What is being asked:
Restate, word for word, the lines from the opening line of the data through the line containing "Measured on AMD", both included, and nothing else.

==== Recorded data

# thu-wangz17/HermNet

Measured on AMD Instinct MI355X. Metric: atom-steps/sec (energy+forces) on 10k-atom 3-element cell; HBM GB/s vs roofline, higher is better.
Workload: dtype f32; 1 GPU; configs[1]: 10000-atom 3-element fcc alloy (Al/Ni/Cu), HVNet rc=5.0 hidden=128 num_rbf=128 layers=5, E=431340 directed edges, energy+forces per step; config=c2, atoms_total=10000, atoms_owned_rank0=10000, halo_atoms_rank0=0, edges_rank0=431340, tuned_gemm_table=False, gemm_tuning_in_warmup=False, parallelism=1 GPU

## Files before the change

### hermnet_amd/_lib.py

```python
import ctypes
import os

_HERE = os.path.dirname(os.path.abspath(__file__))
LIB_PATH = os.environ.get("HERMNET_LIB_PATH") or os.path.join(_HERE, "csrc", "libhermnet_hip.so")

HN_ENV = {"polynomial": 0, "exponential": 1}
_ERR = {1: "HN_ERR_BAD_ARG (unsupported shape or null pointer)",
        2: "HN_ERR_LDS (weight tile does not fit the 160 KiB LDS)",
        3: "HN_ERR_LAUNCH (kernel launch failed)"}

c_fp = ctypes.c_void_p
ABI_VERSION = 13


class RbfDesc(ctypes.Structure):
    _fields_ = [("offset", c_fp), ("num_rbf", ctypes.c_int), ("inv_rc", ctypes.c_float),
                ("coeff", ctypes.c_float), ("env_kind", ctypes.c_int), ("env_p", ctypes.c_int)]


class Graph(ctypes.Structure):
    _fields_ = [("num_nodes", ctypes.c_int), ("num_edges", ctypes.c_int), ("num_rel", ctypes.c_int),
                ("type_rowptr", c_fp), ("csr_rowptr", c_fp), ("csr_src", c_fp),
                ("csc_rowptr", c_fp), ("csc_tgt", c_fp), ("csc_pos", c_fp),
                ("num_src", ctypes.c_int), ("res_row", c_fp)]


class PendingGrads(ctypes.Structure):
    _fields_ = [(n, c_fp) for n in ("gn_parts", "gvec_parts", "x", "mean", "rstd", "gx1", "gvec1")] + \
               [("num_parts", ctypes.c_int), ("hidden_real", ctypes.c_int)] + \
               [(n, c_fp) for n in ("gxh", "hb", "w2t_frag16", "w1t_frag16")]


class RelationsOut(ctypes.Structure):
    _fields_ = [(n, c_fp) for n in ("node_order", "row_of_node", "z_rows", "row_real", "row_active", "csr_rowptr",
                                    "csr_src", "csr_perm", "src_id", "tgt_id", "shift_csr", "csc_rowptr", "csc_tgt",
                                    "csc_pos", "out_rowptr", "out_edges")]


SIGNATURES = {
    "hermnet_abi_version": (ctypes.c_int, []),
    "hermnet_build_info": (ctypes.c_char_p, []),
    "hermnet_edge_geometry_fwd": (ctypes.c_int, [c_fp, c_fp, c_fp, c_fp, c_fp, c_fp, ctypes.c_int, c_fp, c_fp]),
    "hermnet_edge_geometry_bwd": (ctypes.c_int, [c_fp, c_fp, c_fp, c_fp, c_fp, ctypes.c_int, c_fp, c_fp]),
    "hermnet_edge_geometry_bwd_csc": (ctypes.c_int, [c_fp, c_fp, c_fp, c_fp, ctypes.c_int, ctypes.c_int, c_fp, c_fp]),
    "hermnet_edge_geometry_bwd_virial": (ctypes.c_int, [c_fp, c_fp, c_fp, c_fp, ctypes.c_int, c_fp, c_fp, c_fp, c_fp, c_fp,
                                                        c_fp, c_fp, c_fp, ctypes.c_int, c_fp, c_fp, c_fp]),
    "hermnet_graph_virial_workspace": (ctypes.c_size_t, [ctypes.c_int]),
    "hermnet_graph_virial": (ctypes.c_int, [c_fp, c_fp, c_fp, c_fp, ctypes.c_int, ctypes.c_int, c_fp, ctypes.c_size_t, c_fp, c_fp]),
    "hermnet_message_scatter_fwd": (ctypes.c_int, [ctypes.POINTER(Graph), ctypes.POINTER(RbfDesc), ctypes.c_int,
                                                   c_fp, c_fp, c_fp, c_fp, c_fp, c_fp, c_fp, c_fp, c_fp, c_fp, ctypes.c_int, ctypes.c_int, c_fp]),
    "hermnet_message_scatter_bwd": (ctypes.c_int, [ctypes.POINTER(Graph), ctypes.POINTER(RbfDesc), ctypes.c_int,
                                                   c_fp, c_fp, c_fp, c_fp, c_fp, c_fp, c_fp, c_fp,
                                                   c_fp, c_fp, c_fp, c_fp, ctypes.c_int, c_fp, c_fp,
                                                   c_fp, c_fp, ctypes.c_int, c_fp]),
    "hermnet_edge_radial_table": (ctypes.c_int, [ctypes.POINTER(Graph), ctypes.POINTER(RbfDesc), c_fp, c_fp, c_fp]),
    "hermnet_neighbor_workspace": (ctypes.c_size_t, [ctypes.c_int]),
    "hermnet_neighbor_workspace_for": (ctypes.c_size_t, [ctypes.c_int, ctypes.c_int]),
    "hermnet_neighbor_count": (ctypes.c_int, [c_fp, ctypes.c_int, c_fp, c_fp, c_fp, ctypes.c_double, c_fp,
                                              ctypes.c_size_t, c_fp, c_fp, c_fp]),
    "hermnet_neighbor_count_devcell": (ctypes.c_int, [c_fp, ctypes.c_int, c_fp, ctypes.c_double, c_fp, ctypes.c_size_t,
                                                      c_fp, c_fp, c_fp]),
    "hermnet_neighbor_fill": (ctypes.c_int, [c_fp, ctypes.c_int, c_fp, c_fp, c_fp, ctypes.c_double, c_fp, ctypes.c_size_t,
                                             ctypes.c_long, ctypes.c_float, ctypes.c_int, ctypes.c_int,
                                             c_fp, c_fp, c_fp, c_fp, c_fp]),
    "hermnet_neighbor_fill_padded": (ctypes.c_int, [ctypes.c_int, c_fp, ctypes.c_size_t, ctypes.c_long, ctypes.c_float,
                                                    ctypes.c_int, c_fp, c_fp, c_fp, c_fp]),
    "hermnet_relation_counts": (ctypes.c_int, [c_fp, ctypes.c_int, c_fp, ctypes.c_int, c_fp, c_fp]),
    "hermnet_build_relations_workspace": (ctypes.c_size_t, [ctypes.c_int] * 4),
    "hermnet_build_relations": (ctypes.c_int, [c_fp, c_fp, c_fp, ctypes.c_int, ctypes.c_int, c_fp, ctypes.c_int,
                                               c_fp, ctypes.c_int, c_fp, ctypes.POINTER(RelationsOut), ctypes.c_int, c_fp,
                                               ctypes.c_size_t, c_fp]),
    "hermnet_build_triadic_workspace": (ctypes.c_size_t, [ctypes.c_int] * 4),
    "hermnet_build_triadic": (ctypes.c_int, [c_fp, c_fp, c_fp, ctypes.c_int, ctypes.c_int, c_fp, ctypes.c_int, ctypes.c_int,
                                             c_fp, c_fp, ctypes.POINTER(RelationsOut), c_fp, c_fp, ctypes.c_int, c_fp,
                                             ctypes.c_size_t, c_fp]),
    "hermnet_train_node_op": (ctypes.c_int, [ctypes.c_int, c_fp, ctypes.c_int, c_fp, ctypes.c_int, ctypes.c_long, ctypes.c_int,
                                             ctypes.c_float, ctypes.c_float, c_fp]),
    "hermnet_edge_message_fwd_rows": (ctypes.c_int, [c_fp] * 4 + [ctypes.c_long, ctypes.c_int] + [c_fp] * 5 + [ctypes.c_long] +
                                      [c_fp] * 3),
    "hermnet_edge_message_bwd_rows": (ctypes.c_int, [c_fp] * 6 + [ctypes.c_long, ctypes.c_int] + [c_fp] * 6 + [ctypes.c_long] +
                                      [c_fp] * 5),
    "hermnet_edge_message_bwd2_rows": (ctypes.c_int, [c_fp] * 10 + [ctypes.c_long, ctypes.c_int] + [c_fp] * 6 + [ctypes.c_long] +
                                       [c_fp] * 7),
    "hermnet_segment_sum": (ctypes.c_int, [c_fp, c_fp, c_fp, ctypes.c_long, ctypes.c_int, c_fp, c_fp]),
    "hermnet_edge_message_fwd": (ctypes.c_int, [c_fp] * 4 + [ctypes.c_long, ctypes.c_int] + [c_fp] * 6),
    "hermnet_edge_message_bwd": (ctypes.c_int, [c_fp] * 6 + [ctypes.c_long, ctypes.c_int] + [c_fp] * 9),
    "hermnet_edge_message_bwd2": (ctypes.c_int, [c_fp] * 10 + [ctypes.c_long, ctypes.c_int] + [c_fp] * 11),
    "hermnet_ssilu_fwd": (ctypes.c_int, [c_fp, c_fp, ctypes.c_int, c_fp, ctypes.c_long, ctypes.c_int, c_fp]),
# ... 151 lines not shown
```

========

Answer to this task:
# thu-wangz17/HermNet

Measured on AMD Instinct MI355X. Metric: atom-steps/sec (energy+forces) on 10k-atom 3-element cell; HBM GB/s vs roofline, higher is better.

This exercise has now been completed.